Re: [ZODB-Dev] Python properties on Persistent objects

2009-12-17 Thread Martin Aspeli
Mikko Ohtamaa wrote:
 This isn't right: a z3c.form form is just a view like any other. It is
 looked up on the context and the request. In Dexterity (which I assume
 you're using?), that's going to be the content object.

 Sorry, I think I mixed with zope.formlib. In any case I hope to find
 the answer to the orignal question.

 The original pattern which I copied is is here:
 http://code.google.com/p/getpaid/source/browse/Products.PloneGetPaid/trunk/Products/PloneGetPaid/preferences.py

That code is insane. Really insane. It's generating classes and doing 
custom adapter factories that inject a _v_ variable into a persistent 
object temporarily. I wouldn't try to copy it at all. I would run away.

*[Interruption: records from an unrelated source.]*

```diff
+                    pp[5 * 64 + o] += acc[4][0]; pp[5 * 64 + o + 1] += acc[4][1];
                 }
+#undef VIS_Q
                 {
                     const int o = wid * VJ_SZ + (lane >> 2) * 8 + 2 * (lane & 3);
-                    jp[o] = acc[1][0]; jp[o + 1] = acc[1][1];
-                    jp[64 + o] = acc[4][0]; jp[64 + o + 1] = acc[4][1];
-                    jp[128 + o] = acc[5][0]; jp[128 + o + 1] = acc[5][1];
-                    jp[192 + o] = acc[6][0]; jp[192 + o + 1] = acc[6][1];
+                    jp[o] = acc[1][2]; jp[o + 1] = acc[1][3];
+                    jp[64 + o] = acc[1][0]; jp[64 + o + 1] = acc[1][1];
+                    jp[128 + o] = acc[2][2]; jp[128 + o + 1] = acc[2][3];
+                    jp[192 + o] = acc[4][2]; jp[192 + o + 1] = acc[4][3];
                 }
             }
             if (wrow && cam == 1) for (int k = 0; k < 6; k++) W[(size_t)(6 * j + k) * F + f] = wprev[k] + wjv[k] * (prescale ? s.sc[6 * j + k] * slf : 1.0);
@@ -785,15 +772,15 @@
 
 template <int W> struct SCPlan;
 #define CERB_SC_PLAN(W, NR_, NB_, ...) template <> struct SCPlan<W> { static constexpr int nr = NR_, nb = NB_; static CERB_HD int tab(int i) { constexpr int t[] = {__VA_ARGS__}; return t[i]; } };
-CERB_SC_PLAN(0, 8, 8, 0, 1, 2, 3, 4, 5, 6, 7, 0,   0, 0, 0, 0, 0, 0, 0, 0,   0, 1, 2, 3, 4, 5, 6, 7)
-CERB_SC_PLAN(1, 9, 8, 0, 8, 9, 1, 2, 3, 4, 5, 6,   0, 0, 3, 3, 3, 3, 3, 3,   1, 2, 3, 4, 5, 6, 7, 8)
-CERB_SC_PLAN(2, 9, 8, 1, 7, 8, 9, 2, 3, 4, 5, 6,   0, 0, 0, 4, 4, 4, 4, 4,   1, 2, 3, 4, 5, 6, 7, 8)
-CERB_SC_PLAN(3, 8, 8, 2, 7, 8, 9, 3, 4, 5, 6, 0,   0, 0, 0, 4, 4, 4, 4, 4,   1, 2, 3, 4, 5, 6, 7, 1)
-CERB_SC_PLAN(4, 7, 8, 3, 8, 9, 4, 5, 6, 7, 0, 0,   0, 0, 3, 3, 3, 3, 3, 3,   1, 2, 3, 4, 5, 6, 1, 2)
-CERB_SC_PLAN(5, 5, 8, 5, 6, 7, 8, 9, 0, 0, 0, 0,   0, 0, 0, 0, 0, 1, 1, 1,   0, 1, 2, 3, 4, 1, 2, 3)
-CERB_SC_PLAN(6, 4, 7, 6, 7, 8, 9, 0, 0, 0, 0, 0,   0, 1, 1, 1, 2, 2, 3, 0,   3, 1, 2, 3, 2, 3, 3, 0)
+CERB_SC_PLAN(0, 9, 4, 0, 1, 2, 3, 4, 5, 6, 7, 9,   0, 2, 4, 6, 0,   1, 3, 5, 7, -1,   8, 8, 8, 8, 0)
+CERB_SC_PLAN(1, 9, 4, 0, 1, 2, 3, 4, 5, 6, 7, 8,   0, 2, 4, 6, 0,   1, 3, 5, 7, -1,   8, 8, 8, 8, 0)
+CERB_SC_PLAN(2, 8, 5, 0, 1, 2, 3, 4, 5, 6, 7, 0,   0, 2, 4, 6, 0,   1, 3, 5, 7, 1,    7, 7, 7, 7, 1)
+CERB_SC_PLAN(3, 2, 2, 8, 9, 0, 0, 0, 0, 0, 0, 0,   0, 0, 0, 0, 0,   1, -1, -1, -1, -1, 1, 0, 0, 0, 0)
+CERB_SC_PLAN(4, 6, 5, 0, 1, 2, 3, 4, 5, 0, 0, 0,   0, 2, 4, 0, 2,   1, 3, 5, 1, 3,    5, 5, 5, 3, 3)
+CERB_SC_PLAN(5, 5, 5, 0, 1, 2, 3, 4, 0, 0, 0, 0,   0, 2, 4, 0, 2,   1, 3, -1, 1, -1,  4, 4, 4, 2, 2)
+CERB_SC_PLAN(6, 7, 5, 0, 1, 2, 3, 4, 5, 6, 0, 0,   0, 2, 4, 6, 0,   1, 3, 5, -1, -1,  6, 6, 6, 6, 0)
 enum { SC_LDW = 36 };
-template <int W> CERB_D void schur_tile(const double *tw, double (&acc)[8][2], int lane) {
+template <int W> CERB_D void schur_tile(const double *tw, double (&acc)[5][4], int lane) {
     typedef SCPlan<W> PL;
     const double *pr[9];
     _Pragma("unroll")
@@ -807,22 +794,27 @@
         _Pragma("unroll")
         for (int u = 0; u < 9; u++) fn[u] = (u < PL::nr && ks < 7) ? pr[u][4 * (ks + 1)] : 0.0;
         _Pragma("unroll")
-        for (int k = 0; k < 8; k++) if (k < PL::nb) CERB_DMMA(acc[k][0], acc[k][1], fv[PL::tab(9 + k)], fv[PL::tab(17 + k)], acc[k][0], acc[k][1]);
+        for (int k = 0; k < 5; k++)
+            if (k < PL::nb) CERB_DMMA_16x8x4(acc[k][0], acc[k][1], acc[k][2], acc[k][3], fv[PL::tab(9 + k)], PL::tab(14 + k) >= 0 ? fv[PL::tab(14 + k) < 0 ? 0 : PL::tab(14 + k)] : 0.0, fv[PL::tab(19 + k)]);
         _Pragma("unroll")
         for (int u = 0; u < 9; u++) fv[u] = fn[u];
     }
 }
-template <int W> CERB_D void schur_scatter(Smem &s, const double (&acc)[8][2], int lane) {
+template <int W> CERB_D void schur_scatter(Smem &s, const double (&acc)[5][4], int lane) {
     typedef SCPlan<W> PL;
     _Pragma("unroll")
-    for (int k = 0; k < 8; k++) {
+    for (int k = 0; k < 5; k++) {
         if (k >= PL::nb) continue;
-        const int a = 8 * PL::tab(PL::tab(9 + k)) + (lane >> 2);
-        for (int e = 0; e < 2; e++) {
-            const int b = 8 * PL::tab(PL::tab(17 + k)) + 2 * (lane & 3) + e;
-            if (a > b || a >= NX || b > NX) continue;
-            if (b == NX) s.yv[a] -= acc[k][e];
-            else { s.Hxx[b * NX + a] -= acc[k][e]; if (a != b) s.Hxx[a * NX + b] -= acc[k][e]; }
+        _Pragma("unroll")
+        for (int h = 0; h < 2; h++) {
+            if (h == 1 && PL::tab(14 + k) < 0) continue;
+            const int a = 8 * PL::tab(PL::tab(h ? 14 + k : 9 + k)) + (lane >> 2);
+            for (int e = 0; e < 2; e++) {
+                const int b = 8 * PL::tab(PL::tab(19 + k)) + 2 * (lane & 3) + e;
+                if (a > b || a >= NX || b > NX) continue;
+                if (b == NX) s.yv[a] -= acc[k][2 * h + e];
+                else { s.Hxx[b * NX + a] -= acc[k][2 * h + e]; if (a != b) s.Hxx[a * NX + b] -= acc[k][2 * h + e]; }
+            }
         }
     }
 }
@@ -1047,12 +1039,12 @@
     }
     PH_MARK(6);
 }
-CERB_D void schur_tile_w(int wq, const double *tw, double (&acc)[8][2], int lane) {
+CERB_D void schur_tile_w(int wq, const double *tw, double (&acc)[5][4], int lane) {
     switch (wq) { case 0: schur_tile<0>(tw, acc, lane); break; case 1: schur_tile<1>(tw, acc, lane); break; case 2: schur_tile<2>(tw, acc, lane); break;
                   case 3: schur_tile<3>(tw, acc, lane); break; case 4: schur_tile<4>(tw, acc, lane); break; case 5: schur_tile<5>(tw, acc, lane); break;
                   default: schur_tile<6>(tw, acc, lane); break; }
 }
-CERB_D void schur_scatter_w(int wq, Smem &s, const double (&acc)[8][2], int lane) {
+CERB_D void schur_scatter_w(int wq, Smem &s, const double (&acc)[5][4], int lane) {
     switch (wq) { case 0: schur_scatter<0>(s, acc, lane); break; case 1: schur_scatter<1>(s, acc, lane); break; case 2: schur_scatter<2>(s, acc, lane); break;
                   case 3: schur_scatter<3>(s, acc, lane); break; case 4: schur_scatter<4>(s, acc, lane); break; case 5: schur_scatter<5>(s, acc, lane); break;
                   default: schur_scatter<6>(s, acc, lane); break; }
@@ -1086,9 +1078,9 @@
     }
     PH_MARK_T(19, 32);
     for (int f = t2; f < nF; f += n2) sinv[f] = rsqrt(hh[f] + mu * Dl[f] * Dl[f]);
-    double acc[8][2];
+    double acc[5][4];
     _Pragma("unroll")
-    for (int k = 0; k < 8; k++) { acc[k][0] = 0.0; acc[k][1] = 0.0; }
+    for (int k = 0; k < 5; k++) { acc[k][0] = 0.0; acc[k][1] = 0.0; acc[k][2] = 0.0; acc[k][3] = 0.0; }
     CERB_BAR_SYNC(1, n2);
     double buf[12];
     auto fetch = [&](int f0) {
```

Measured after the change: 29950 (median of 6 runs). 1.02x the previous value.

I *think* what may be happening here is that most of the vocabularies in 
plone.app.vocabularies have code like this:

context = getattr(context, 'context', context)

This hack is there to support the IAdding view use case where the 
context of the add form is another view and the first real content 
object from which you can acquire stuff is self.context.context. We're 
moving away from that in favour of not acquiring tools and not using 
views-on-views, which are evil anyway. Hence, the 'context' property in 
StoreSettings, which I presume is used as the context for a form, is 
being cajoled into being the Plone site root. But that's using a hack to 
trick a hack into doing different hackery.

This is getting far off topic for the ZODB list, but if you can explain 
what problem you're actually trying to solve, I'm sure we can come up 
with a suggestion that is less of an architecture spacewalk.

When you start having to ask the ZODB list, maybe it's time to think 
whether you could find a simpler solution. :-)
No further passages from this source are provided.